(Dataset entries)
= = = = = = =

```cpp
static StackLayout stack_layout(int batch, int n_vert, int in_features, int hidden, int num_layers, int cut_len,
                                int need_backward, int gemm_mode = 0) {
  StackLayout L{};
  const size_t m = (size_t)batch * n_vert;
  const int cpad = pad4(cut_len);
  Arena a;
  const int kmax = hidden > pad4(in_features) ? hidden : pad4(in_features);
  L.wt_stride = align_up((size_t)rowgemm_bt_rows(kmax) * pad16(kmax), 64);
  if (gemm_mode == GEMM_FP32X3 && L.wt_stride < 3 * (size_t)kX3ImageFloats) L.wt_stride = 3 * (size_t)kX3ImageFloats;
  L.wt = a.take(L.wt_stride * (num_layers > 1 ? num_layers - 1 : 1));
  L.ldza = cpad > 4 ? cpad : 4;
  L.za = a.take(m * L.ldza);
  L.z3 = a.take(2 * m * 4);
// ... 510 lines not shown
  if (int rc = hub_rows(rowptr, n_vert, max_degree, scratch + L.heavy, &heavy, s)) return rc;
  const StackPlan P = stack_plan(gemm_bf16, batch, n_vert, hidden, num_layers, cut_len, max_degree, split, -1);
  const int qcols = P.qcols, rm_ld = P.rm_ld;
  const size_t rm_off = P.rm_off;
  if (P.x3)
    if (int rc = launch_stack_images(GEMM_FP32X3, 1, weights, 1, num_layers - 1, in_features, hidden, ld_feats, hidden,
                                     scratch + L.wt, L.wt_stride, s))
      return rc;
  if (int rc = launch_stack_images(GEMM_FP32, 1, weights, 0, P.x3 ? 1 : num_layers - 1, in_features, hidden, ld_feats, hidden,
                                   scratch + L.wt, L.wt_stride, s))
    return rc;
  if (num_layers > 1) path_count(P.quad ? PATH_STACK_QUAD : PATH_STACK_ROWS);
  if (P.qsplit) path_count(PATH_STACK_SPLIT);
  if (num_layers > 1) stash_layout_record(masks, P.quad);
  int32_t *ell = reinterpret_cast<int32_t *>(scratch + L.ell);
  if (int rc = launch_stack_ell(P, split, rowptr, col, val, n_vert, ell, s)) return rc;
  const float *x = feats, *xq = nullptr;
  int ldx = ld_feats;
  for (int i = 0; i + 1 < num_layers; ++i) {
    const int k = i == 0 ? ld_feats : hidden;
    const bool l3 = P.x3 && i > 0;
    float *y = acts ? acts + S.act(i) : scratch + L.ping[i & 1];
    RowGemmArgs g{};
    g.a0 = g.a1 = x;
    g.lda0 = g.lda1 = ldx;
    g.ksplit = k;
    if (xq) {
      g.a0 = xq;
      g.ksplit = qcols;
      g.a0q_nvert = n_vert;
      g.a0q_quads = qcols / 4;
// ... 18 lines not shown
      g.zq_nvert = n_vert;
      g.zq_quads = cpad / 4;
      g.yq = y;
      g.yq_quads = qcols / 4;
      g.trash = scratch + L.z3;
    }
    {
      ProfScope ps(PROF_GEMM_FWD, s);
      if (int rc = launch_rowgemm(g, EPI_FWD_HIDDEN, s)) return rc;
    }
    if (P.quad) {
      uint8_t *sq = masks ? masks + S.signq(i) : nullptr;
      ProfScope psa(PROF_AGG, s);
      if (P.qsplit) {
        if (int rc = launch_csrqs_fwd(scratch + L.za, biases[i], cut_len, ell, n_vert, batch, y, qcols / 4, sq, 1, s)) return rc;
      } else if (int rc = launch_csrq_fwd(scratch + L.za, biases[i], cut_len, rowptr, col, val, heavy, ell, n_vert, batch, y, qcols / 4, sq, 1, s)) {
        return rc;
      }
      xq = y;
    } else if (cut_len > 0) {
      ProfScope psa(PROF_AGG, s);
      if (int rc = launch_csr_fwd(scratch + L.za, L.ldza, biases[i], cut_len, rowptr, col, val, heavy, n_vert, batch, y, hidden, mk, S.mld, 1, s))
        return rc;
    }
    x = y + rm_off - qcols;
    ldx = rm_ld;
  }
  const int klast = num_layers == 1 ? in_features : hidden;
  ProfScope pso(PROF_OUT, s);
  const SplitRef sref = split_ref(split);
  return launch_thin_fwd(x, ldx, klast, weights[num_layers - 1], biases[num_layers - 1], rowptr, col, val, heavy, n_vert,
// ... 50 lines not shown
  const StackLayout L = stack_layout(batch, n_vert, in_features, hidden, num_layers, cut_len, 1, gemm_bf16);
  const StackStash S = stack_stash(batch, n_vert, hidden, num_layers, cut_len, gemm_bf16);
  const size_t m = (size_t)batch * n_vert;
  const int cpad = pad4(cut_len);
  const int last = num_layers - 1;

  const SplitRef sref = split_ref(split);
  int32_t *heavyT;
  if (int rc = hub_rows(rowptrT, n_vert, max_degreeT, scratch + L.heavy, &heavyT, s)) return rc;
  const StackPlan P = stack_plan(gemm_bf16, batch, n_vert, hidden, num_layers, cut_len, max_degreeT, split,
                                 masks ? stash_layout_lookup(masks) : 0);
  const bool quad = P.quad;
  const int qcols = P.qcols, rm_ld = P.rm_ld;
  const size_t rm_off = P.rm_off;
  int32_t *ellT = reinterpret_cast<int32_t *>(scratch + L.ell);
  if (int rc = launch_stack_ell(P, split, rowptrT, colT, valT, n_vert, ellT, s)) return rc;
  {
    const float *xl = num_layers == 1 ? feats : acts + S.act(last - 1);
    const float *x = xl + rm_off - qcols;
    const int ldx = num_layers == 1 ? ld_feats : rm_ld;
    const int k = num_layers == 1 ? in_features : hidden;
    float *gprev = num_layers == 1 ? grad_feats : scratch + L.ping[0];
    const int ldg = num_layers == 1 ? ld_feats : hidden;
    ProfScope pso(PROF_OUT, s);
    if (int rc = launch_thin_bwd(x, ldx, k, weights[last], rowptrT, colT, valT, heavyT, n_vert, batch, grad_update,
                                 scratch + L.z3, num_layers > 1, gprev, ldg, ldg, scratch + L.thin_dw_slab,
                                 scratch + L.thin_db_slab, quad ? scratch + L.gq : nullptr, cpad / 4, quad ? xl : nullptr,
                                 qcols / 4, s, split ? &sref : nullptr))
      return rc;
    if (int rc = reduce_output_grads(scratch + L.thin_dw_slab, scratch + L.thin_db_slab, k, grad_weights[last], grad_biases[last],
                                     acc, s))
// ... 14 lines not shown
    float *g = scratch + L.ping[cur];
    float *dza = scratch + L.za;
    const float *xl = i == 0 ? feats : acts + S.act(i - 1);
    const bool xhyb = quad && i > 0;
    const float *x = xhyb ? xl + rm_off - qcols : xl;
    const int ldx = i == 0 ? ld_feats : (xhyb ? rm_ld : hidden);
    const int kin = i == 0 ? in_features : hidden;

    if (cut_len > 0 && quad) {
      const uint8_t *sq = masks + S.signq(i);
      ProfScope psa(PROF_AGG, s);
      if (P.qsplit) {
        if (int rc = launch_csrqs_bwd(scratch + L.gq, cut_len, ellT, n_vert, batch, dza, sq,
                                      scratch + L.db_slab + (size_t)i * L.db_layer_stride, s))
          return rc;
      } else if (int rc = launch_csrq_bwd(scratch + L.gq, cut_len, rowptrT, colT, valT, heavyT, ellT, n_vert, batch, dza, sq,
                                          scratch + L.db_slab + (size_t)i * L.db_layer_stride, s)) {
        return rc;
      }
    } else if (cut_len > 0) {
      ProfScope psa(PROF_AGG, s);
      if (int rc = launch_csr_bwd(g, hidden, cut_len, rowptrT, colT, valT, heavyT, n_vert, batch, dza, L.ldza,
                                  scratch + L.db_slab + (size_t)i * L.db_layer_stride, s))
        return rc;
    } else if (!acc) {
      if (int rc = launch_fill_zero(grad_biases[i], hidden, s)) return rc;
    }

    DwArgs d{};
    if (xhyb) {
      d.ldx_src = rm_ld;
// ... 809 lines not shown

int a3vt_dbg_path_counts(long long *counts, int n, int reset) {
  A3VT_CHECK_ARG(n >= 0 && (counts != nullptr || n == 0));
  for (int i = 0; i < n; ++i) counts[i] = i < PATH_COUNT ? g_path_counts[i].load(std::memory_order_relaxed) : 0;
  if (reset)
    for (auto &c : g_path_counts) c.store(0, std::memory_order_relaxed);
  return PATH_COUNT;
}

int a3vt_dbg_csr_algo(int algo) {
  A3VT_CHECK_ARG(algo >= 0 && algo <= 2);
  g_csr_algo = algo;
  return 0;
}

int a3vt_split3_bf16(const float *x, size_t n, uint16_t *hi, uint16_t *mid, uint16_t *lo, void *stream) {
  A3VT_CHECK_ARG(n == 0 || (x && hi && mid && lo));
  return launch_split3(x, n, hi, mid, lo, static_cast<hipStream_t>(stream));
}

int a3vt_check_finite(const float *data, size_t n, int32_t *flag, void *stream) {
  A3VT_CHECK_ARG(data && flag);
  return launch_check_finite(data, n, flag, static_cast<hipStream_t>(stream));
}

}
```

### active-3d-vision-and-touch_amd/csrc/gcn_csrq.hip

```cpp
#include "kernels.h"
#include "prims.h"

namespace a3vt {


constexpr int kCsrqThreads = 512;
constexpr int kHeavyDegQ = 64;
constexpr int kEllW = 8;

__global__ void csr_ell_build_kernel(const int32_t *__restrict__ rowptr, const int32_t *__restrict__ colidx,
                                     const float *__restrict__ val, int n_vert, i32x2 *__restrict__ ell,
                                     int32_t *__restrict__ degs) {
  const int v = blockIdx.x * blockDim.x + threadIdx.x;
  if (v >= n_vert) return;
  const int e0 = rowptr[v], n = rowptr[v + 1] - e0;
  degs[v] = n;
#pragma unroll
  for (int j = 0; j < kEllW; ++j)
    ell[(size_t)j * n_vert + v] = j < n ? i32x2{colidx[e0 + j], (int)f32_bits(val[e0 + j])} : i32x2{n_vert, 0};
}
size_t csrq_ell_ints(int n_vert) { return (size_t)n_vert * (2 * kEllW + 1) + 64; }
int launch_csrq_ell(const int32_t *rowptr, const int32_t *col, const float *val, int n_vert, int32_t *ell, hipStream_t s) {
  A3VT_LAUNCH(csr_ell_build_kernel, dim3(cdiv(n_vert, 256)), dim3(256), 0, s, rowptr, col, val, n_vert,
              reinterpret_cast<i32x2 *>(ell), ell + (size_t)n_vert * 2 * kEllW);
  A3VT_CHECK_LAUNCH();
  return 0;
}
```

= = = = = = =

## Prompt
Some of the data mentions "algo". Copy every line where it does.

## Response for this exercise
int a3vt_dbg_csr_algo(int algo) {
  A3VT_CHECK_ARG(algo >= 0 && algo <= 2);
  g_csr_algo = algo;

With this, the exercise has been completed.